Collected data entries

_____

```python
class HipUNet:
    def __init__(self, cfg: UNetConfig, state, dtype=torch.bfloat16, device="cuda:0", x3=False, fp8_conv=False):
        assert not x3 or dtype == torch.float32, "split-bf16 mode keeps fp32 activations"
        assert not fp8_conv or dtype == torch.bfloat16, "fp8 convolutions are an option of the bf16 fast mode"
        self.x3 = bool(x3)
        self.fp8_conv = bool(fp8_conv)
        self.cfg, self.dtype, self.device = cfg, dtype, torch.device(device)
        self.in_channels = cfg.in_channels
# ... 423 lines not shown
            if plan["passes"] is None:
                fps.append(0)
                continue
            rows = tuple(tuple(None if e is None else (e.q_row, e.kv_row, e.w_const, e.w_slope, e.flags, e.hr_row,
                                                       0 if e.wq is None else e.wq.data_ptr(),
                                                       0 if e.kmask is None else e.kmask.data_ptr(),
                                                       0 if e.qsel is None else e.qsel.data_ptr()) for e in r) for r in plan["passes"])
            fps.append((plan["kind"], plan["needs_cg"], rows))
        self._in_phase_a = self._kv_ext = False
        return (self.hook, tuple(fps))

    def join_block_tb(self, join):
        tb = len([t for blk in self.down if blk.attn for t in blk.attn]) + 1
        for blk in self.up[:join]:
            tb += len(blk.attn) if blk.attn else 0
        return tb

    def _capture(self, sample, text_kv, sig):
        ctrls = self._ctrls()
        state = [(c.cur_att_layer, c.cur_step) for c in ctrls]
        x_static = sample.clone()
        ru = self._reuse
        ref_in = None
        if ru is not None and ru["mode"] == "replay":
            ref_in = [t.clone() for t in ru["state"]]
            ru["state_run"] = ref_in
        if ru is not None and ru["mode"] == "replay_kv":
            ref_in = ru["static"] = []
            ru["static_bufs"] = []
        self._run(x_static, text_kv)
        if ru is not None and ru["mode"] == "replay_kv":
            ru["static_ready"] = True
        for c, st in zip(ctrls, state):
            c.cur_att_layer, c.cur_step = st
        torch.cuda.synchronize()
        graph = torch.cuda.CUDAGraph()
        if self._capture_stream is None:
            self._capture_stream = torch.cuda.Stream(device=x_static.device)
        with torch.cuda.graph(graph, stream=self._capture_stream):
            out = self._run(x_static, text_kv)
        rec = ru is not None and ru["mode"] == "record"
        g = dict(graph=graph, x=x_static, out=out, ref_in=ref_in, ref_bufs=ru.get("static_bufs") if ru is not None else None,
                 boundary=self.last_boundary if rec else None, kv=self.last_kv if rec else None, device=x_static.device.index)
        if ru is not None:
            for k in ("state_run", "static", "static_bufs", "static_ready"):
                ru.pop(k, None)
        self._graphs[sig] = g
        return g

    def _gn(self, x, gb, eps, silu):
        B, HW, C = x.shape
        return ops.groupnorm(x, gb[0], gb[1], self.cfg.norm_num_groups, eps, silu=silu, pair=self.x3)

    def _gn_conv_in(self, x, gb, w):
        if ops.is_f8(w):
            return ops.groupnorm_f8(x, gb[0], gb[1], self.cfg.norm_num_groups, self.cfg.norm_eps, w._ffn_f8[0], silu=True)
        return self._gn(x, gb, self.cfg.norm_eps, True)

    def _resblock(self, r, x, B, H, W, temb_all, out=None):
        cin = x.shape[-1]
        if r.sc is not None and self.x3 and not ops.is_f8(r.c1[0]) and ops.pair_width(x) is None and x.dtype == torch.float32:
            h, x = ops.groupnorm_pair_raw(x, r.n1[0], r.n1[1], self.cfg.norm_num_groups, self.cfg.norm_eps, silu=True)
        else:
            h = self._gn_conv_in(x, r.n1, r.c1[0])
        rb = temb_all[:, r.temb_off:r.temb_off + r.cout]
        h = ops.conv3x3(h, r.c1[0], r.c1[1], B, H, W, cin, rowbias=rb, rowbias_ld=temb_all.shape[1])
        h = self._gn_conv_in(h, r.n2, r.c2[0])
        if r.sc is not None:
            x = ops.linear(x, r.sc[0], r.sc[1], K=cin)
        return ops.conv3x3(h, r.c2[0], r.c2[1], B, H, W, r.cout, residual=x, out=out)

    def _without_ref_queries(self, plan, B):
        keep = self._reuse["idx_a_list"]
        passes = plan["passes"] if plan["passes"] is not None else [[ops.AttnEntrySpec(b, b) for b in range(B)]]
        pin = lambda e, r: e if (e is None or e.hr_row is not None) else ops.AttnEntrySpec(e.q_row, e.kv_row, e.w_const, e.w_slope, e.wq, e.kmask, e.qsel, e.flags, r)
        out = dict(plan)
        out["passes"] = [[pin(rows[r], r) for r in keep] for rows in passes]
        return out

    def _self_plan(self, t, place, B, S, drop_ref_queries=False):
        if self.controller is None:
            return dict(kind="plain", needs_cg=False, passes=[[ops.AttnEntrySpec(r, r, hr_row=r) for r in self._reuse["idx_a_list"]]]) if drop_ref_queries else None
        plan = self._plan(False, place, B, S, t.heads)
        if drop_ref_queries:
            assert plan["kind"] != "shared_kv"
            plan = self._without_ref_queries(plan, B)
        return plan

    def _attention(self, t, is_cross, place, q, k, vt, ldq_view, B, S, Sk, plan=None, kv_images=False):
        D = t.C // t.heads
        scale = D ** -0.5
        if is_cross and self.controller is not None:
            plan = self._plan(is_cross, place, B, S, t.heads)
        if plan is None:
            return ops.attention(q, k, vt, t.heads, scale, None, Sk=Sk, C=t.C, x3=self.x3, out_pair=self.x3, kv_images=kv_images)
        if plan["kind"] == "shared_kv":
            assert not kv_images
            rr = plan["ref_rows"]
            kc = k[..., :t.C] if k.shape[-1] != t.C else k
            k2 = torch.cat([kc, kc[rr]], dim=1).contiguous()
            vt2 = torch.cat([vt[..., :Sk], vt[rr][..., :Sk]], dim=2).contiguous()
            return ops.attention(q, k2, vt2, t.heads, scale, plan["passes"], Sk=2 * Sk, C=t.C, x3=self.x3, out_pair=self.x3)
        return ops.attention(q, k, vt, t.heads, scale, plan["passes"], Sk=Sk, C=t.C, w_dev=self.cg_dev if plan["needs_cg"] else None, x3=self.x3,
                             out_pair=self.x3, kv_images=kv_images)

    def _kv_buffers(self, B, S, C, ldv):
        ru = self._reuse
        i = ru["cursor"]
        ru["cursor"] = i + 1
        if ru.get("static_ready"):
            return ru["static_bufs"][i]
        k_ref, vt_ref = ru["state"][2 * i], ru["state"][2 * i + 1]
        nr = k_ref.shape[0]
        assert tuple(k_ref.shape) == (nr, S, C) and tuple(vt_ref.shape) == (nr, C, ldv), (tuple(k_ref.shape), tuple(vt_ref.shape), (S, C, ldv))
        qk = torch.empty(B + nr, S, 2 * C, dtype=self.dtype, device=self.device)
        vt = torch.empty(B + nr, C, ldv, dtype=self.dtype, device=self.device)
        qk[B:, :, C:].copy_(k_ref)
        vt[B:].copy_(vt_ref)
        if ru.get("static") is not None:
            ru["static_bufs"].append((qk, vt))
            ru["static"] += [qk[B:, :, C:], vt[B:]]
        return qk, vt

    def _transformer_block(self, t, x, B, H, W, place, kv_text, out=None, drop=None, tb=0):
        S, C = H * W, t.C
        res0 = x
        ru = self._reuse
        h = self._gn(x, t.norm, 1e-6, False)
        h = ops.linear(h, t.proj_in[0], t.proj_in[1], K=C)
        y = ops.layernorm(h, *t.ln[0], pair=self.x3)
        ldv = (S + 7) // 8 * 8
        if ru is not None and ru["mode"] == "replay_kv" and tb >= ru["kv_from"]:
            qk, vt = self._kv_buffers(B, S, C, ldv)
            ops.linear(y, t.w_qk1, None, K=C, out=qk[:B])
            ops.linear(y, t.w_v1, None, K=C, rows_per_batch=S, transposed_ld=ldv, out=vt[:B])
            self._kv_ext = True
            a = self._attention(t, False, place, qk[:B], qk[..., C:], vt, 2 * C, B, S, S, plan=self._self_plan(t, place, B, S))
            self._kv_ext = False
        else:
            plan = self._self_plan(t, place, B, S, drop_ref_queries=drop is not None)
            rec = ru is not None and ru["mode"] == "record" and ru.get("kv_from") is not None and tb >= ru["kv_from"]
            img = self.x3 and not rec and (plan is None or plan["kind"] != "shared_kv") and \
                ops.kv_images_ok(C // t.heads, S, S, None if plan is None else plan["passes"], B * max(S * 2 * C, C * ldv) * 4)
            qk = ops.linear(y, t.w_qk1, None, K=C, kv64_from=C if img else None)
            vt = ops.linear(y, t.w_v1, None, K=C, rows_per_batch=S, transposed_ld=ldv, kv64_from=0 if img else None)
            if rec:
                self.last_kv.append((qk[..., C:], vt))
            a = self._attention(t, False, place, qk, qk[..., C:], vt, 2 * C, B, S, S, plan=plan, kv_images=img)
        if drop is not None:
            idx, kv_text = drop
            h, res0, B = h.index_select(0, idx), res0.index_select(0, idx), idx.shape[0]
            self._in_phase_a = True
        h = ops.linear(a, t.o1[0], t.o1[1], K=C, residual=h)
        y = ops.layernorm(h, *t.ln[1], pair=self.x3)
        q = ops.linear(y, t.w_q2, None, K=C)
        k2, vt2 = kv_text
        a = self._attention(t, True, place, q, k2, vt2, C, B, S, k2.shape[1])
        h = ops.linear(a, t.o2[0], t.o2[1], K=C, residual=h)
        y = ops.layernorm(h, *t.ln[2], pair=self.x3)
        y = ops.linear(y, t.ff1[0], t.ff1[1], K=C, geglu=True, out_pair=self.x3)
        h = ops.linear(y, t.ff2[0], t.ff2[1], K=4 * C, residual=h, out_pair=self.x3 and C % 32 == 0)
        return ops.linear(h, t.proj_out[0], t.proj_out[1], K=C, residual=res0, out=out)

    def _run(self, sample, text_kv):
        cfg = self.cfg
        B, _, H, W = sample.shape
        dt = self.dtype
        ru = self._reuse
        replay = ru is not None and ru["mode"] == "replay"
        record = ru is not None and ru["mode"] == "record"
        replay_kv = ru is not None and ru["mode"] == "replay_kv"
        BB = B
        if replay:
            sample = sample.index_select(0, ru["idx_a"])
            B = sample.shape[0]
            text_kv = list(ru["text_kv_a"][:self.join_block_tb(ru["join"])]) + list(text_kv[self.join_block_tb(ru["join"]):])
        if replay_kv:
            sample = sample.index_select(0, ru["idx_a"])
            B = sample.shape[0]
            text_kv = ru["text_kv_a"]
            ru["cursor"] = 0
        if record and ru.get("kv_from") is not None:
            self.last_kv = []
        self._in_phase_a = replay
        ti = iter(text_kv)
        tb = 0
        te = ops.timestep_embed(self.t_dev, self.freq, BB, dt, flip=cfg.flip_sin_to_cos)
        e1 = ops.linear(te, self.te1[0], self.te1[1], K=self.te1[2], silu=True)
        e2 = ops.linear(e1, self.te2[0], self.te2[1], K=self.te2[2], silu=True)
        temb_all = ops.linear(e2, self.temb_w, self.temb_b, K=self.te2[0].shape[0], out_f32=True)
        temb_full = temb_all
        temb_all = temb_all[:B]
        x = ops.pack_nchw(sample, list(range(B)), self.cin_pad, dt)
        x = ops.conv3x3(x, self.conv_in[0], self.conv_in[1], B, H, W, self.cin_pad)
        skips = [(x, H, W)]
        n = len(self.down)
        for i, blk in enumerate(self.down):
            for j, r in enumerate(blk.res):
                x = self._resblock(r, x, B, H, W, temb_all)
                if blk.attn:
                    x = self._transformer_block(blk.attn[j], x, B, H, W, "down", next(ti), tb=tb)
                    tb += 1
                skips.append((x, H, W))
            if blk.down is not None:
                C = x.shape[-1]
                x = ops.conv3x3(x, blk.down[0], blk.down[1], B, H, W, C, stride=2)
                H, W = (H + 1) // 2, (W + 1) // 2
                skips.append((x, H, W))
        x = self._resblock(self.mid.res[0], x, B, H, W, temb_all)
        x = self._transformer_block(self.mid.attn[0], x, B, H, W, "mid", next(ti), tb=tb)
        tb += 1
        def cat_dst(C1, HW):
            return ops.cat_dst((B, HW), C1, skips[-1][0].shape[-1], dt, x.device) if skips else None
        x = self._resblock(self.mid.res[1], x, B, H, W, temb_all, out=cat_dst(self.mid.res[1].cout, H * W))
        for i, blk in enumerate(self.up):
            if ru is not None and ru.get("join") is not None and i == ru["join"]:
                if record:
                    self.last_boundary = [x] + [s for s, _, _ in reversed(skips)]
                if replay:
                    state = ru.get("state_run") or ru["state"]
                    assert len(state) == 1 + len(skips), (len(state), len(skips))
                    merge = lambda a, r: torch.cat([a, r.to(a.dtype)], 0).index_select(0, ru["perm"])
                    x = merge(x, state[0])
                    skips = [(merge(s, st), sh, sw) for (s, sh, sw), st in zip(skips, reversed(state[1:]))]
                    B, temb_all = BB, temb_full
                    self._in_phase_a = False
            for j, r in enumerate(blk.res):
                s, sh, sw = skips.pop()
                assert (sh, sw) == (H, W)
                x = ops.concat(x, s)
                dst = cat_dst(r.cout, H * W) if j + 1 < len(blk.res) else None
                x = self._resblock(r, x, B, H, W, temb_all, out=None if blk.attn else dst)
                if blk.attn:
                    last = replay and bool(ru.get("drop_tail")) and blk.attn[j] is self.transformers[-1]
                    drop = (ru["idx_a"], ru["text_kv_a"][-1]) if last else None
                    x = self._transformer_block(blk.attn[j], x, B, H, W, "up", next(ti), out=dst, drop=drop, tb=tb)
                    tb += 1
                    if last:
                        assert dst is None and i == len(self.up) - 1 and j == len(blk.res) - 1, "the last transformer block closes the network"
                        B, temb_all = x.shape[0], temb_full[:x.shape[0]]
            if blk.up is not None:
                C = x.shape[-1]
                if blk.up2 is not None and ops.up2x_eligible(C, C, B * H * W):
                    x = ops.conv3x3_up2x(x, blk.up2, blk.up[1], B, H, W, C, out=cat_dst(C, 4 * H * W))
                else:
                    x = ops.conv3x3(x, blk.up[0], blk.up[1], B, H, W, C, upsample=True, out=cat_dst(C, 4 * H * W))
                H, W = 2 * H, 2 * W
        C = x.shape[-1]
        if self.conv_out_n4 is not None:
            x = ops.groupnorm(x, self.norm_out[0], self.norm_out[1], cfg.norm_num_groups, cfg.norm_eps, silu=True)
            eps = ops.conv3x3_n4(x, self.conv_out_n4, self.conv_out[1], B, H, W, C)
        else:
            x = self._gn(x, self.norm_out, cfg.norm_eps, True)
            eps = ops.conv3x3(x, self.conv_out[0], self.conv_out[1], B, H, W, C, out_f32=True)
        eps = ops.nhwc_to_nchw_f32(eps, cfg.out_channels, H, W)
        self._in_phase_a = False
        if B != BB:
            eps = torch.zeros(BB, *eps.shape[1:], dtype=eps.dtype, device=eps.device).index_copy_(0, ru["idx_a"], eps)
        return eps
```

_____

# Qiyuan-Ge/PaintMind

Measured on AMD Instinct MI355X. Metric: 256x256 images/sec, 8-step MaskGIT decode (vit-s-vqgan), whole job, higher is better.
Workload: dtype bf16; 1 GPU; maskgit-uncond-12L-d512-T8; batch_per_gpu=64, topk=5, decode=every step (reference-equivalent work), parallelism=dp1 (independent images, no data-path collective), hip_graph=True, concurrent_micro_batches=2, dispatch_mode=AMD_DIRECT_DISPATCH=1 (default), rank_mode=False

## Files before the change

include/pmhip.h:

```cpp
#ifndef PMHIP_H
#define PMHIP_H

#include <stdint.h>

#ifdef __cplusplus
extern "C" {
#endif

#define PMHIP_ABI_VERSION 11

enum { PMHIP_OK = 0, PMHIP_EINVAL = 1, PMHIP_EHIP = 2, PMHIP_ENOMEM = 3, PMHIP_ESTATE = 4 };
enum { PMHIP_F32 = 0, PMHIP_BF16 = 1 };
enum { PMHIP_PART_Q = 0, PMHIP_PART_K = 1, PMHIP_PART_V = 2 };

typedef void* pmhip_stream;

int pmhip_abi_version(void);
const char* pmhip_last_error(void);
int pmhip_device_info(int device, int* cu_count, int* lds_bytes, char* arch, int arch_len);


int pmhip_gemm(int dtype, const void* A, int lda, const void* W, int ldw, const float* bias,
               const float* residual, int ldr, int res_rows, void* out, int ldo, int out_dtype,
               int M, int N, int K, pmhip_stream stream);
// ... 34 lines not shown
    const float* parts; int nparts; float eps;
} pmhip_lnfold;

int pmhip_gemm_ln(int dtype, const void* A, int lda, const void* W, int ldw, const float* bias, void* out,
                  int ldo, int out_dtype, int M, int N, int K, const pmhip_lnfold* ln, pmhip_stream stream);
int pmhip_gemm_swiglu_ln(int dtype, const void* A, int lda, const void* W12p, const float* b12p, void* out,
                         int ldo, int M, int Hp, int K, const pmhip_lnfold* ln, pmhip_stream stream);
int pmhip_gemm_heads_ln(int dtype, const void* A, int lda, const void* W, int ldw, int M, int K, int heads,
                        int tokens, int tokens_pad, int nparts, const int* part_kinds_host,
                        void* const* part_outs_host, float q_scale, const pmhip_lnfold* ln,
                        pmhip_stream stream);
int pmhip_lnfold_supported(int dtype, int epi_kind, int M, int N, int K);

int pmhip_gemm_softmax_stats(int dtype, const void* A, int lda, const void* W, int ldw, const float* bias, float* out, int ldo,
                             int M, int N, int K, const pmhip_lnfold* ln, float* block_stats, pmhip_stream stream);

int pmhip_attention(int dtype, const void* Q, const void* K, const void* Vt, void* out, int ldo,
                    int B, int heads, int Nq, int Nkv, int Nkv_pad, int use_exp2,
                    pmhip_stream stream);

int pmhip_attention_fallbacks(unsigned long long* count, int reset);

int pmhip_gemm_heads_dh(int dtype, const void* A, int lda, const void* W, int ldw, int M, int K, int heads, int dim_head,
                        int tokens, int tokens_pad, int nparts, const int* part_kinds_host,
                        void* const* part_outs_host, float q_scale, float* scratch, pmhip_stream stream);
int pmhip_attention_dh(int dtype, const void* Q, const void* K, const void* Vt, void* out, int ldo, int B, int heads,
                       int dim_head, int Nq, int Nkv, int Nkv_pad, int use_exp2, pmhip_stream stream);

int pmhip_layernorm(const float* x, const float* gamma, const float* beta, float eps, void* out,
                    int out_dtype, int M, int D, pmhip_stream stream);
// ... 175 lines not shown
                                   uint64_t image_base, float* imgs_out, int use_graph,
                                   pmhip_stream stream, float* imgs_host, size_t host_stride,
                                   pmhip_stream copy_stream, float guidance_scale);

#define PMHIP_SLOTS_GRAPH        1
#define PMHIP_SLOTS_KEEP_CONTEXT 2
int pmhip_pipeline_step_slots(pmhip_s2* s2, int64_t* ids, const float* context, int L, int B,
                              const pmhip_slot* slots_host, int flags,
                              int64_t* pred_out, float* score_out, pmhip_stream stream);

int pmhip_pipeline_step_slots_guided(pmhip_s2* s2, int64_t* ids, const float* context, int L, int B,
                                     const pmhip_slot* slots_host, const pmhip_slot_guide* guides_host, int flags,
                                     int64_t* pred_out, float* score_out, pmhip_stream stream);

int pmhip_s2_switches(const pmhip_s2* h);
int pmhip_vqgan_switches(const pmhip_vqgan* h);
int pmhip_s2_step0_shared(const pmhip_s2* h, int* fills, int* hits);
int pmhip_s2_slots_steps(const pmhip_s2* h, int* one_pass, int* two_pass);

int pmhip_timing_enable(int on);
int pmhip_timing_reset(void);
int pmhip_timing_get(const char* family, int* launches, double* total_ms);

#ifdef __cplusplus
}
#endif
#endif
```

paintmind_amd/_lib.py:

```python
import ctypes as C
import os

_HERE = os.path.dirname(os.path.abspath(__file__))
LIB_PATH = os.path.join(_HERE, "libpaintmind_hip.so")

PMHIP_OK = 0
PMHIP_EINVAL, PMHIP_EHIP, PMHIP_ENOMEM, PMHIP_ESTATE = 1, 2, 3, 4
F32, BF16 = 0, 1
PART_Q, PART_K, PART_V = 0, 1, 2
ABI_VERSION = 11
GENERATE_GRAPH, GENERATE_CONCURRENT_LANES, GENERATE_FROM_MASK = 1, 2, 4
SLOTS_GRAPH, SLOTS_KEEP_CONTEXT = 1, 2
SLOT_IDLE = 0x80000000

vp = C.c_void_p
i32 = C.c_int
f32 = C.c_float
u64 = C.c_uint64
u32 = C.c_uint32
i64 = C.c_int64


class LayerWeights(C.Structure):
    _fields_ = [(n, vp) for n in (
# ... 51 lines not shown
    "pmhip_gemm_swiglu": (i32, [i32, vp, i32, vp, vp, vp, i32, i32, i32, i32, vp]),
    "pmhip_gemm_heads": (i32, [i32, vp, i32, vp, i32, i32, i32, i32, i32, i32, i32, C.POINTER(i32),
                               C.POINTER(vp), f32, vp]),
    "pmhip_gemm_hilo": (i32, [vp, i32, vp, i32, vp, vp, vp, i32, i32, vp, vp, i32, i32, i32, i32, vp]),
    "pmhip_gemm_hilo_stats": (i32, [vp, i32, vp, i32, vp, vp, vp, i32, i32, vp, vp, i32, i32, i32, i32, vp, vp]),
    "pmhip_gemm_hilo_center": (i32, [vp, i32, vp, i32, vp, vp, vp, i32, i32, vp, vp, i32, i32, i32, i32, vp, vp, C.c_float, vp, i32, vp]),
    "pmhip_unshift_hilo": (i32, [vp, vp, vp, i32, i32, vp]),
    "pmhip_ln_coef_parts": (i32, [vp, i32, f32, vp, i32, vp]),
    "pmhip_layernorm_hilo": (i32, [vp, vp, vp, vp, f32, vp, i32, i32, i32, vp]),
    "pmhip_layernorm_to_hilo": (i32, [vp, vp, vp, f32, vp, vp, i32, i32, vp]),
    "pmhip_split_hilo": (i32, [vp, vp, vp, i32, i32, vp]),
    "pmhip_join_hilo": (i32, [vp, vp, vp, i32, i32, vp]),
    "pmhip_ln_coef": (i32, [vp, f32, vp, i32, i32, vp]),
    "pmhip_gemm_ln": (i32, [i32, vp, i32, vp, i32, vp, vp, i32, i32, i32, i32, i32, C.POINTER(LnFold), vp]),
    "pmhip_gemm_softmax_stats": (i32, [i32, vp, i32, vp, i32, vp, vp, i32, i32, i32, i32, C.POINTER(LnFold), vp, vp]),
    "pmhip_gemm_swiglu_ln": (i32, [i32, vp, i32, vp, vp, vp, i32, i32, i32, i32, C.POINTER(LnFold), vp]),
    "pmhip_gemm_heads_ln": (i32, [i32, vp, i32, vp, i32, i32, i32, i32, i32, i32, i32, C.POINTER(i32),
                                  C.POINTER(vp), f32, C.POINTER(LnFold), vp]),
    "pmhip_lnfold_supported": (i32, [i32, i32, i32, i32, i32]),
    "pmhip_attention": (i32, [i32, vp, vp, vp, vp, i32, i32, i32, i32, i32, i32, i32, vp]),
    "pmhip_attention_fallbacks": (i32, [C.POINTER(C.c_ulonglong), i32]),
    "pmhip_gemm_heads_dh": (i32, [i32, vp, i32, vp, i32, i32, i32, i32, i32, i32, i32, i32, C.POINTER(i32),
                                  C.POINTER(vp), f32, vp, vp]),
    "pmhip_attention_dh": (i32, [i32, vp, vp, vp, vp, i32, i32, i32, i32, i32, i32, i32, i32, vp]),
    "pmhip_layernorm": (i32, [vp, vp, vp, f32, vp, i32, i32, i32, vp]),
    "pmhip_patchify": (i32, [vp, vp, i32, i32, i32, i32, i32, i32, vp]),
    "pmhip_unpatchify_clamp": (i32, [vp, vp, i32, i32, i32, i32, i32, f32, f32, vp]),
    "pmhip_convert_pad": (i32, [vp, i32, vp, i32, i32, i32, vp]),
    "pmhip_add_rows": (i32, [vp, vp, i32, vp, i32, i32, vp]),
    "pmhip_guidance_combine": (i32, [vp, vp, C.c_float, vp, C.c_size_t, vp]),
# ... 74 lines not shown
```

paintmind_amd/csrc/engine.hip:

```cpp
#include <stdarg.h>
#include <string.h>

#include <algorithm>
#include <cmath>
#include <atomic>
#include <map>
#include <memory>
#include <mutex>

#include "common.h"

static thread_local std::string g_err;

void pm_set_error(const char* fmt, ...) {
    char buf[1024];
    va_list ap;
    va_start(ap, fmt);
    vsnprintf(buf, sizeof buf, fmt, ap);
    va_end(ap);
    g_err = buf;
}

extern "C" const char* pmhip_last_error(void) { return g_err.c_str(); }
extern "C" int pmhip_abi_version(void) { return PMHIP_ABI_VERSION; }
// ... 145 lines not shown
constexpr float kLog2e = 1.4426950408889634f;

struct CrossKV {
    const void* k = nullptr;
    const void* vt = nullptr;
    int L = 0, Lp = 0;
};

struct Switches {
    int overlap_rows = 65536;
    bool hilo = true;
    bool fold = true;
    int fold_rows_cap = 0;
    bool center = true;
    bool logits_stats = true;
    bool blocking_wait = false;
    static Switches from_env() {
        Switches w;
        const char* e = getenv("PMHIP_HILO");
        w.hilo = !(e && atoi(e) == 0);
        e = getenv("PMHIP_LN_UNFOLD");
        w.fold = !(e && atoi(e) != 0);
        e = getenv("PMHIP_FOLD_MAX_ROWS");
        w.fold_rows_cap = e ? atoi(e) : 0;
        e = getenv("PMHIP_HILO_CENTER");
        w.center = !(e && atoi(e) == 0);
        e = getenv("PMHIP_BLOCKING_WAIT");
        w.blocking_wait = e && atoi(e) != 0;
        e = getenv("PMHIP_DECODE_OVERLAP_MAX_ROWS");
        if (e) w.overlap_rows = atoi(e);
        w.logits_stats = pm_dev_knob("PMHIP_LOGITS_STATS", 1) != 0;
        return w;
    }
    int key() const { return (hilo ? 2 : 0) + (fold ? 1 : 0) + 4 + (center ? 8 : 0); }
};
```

_____

> Instructions to follow
Check the data for the word "string" and pull out the lines that have it.

> Output of the task
#include <string.h>
static thread_local std::string g_err;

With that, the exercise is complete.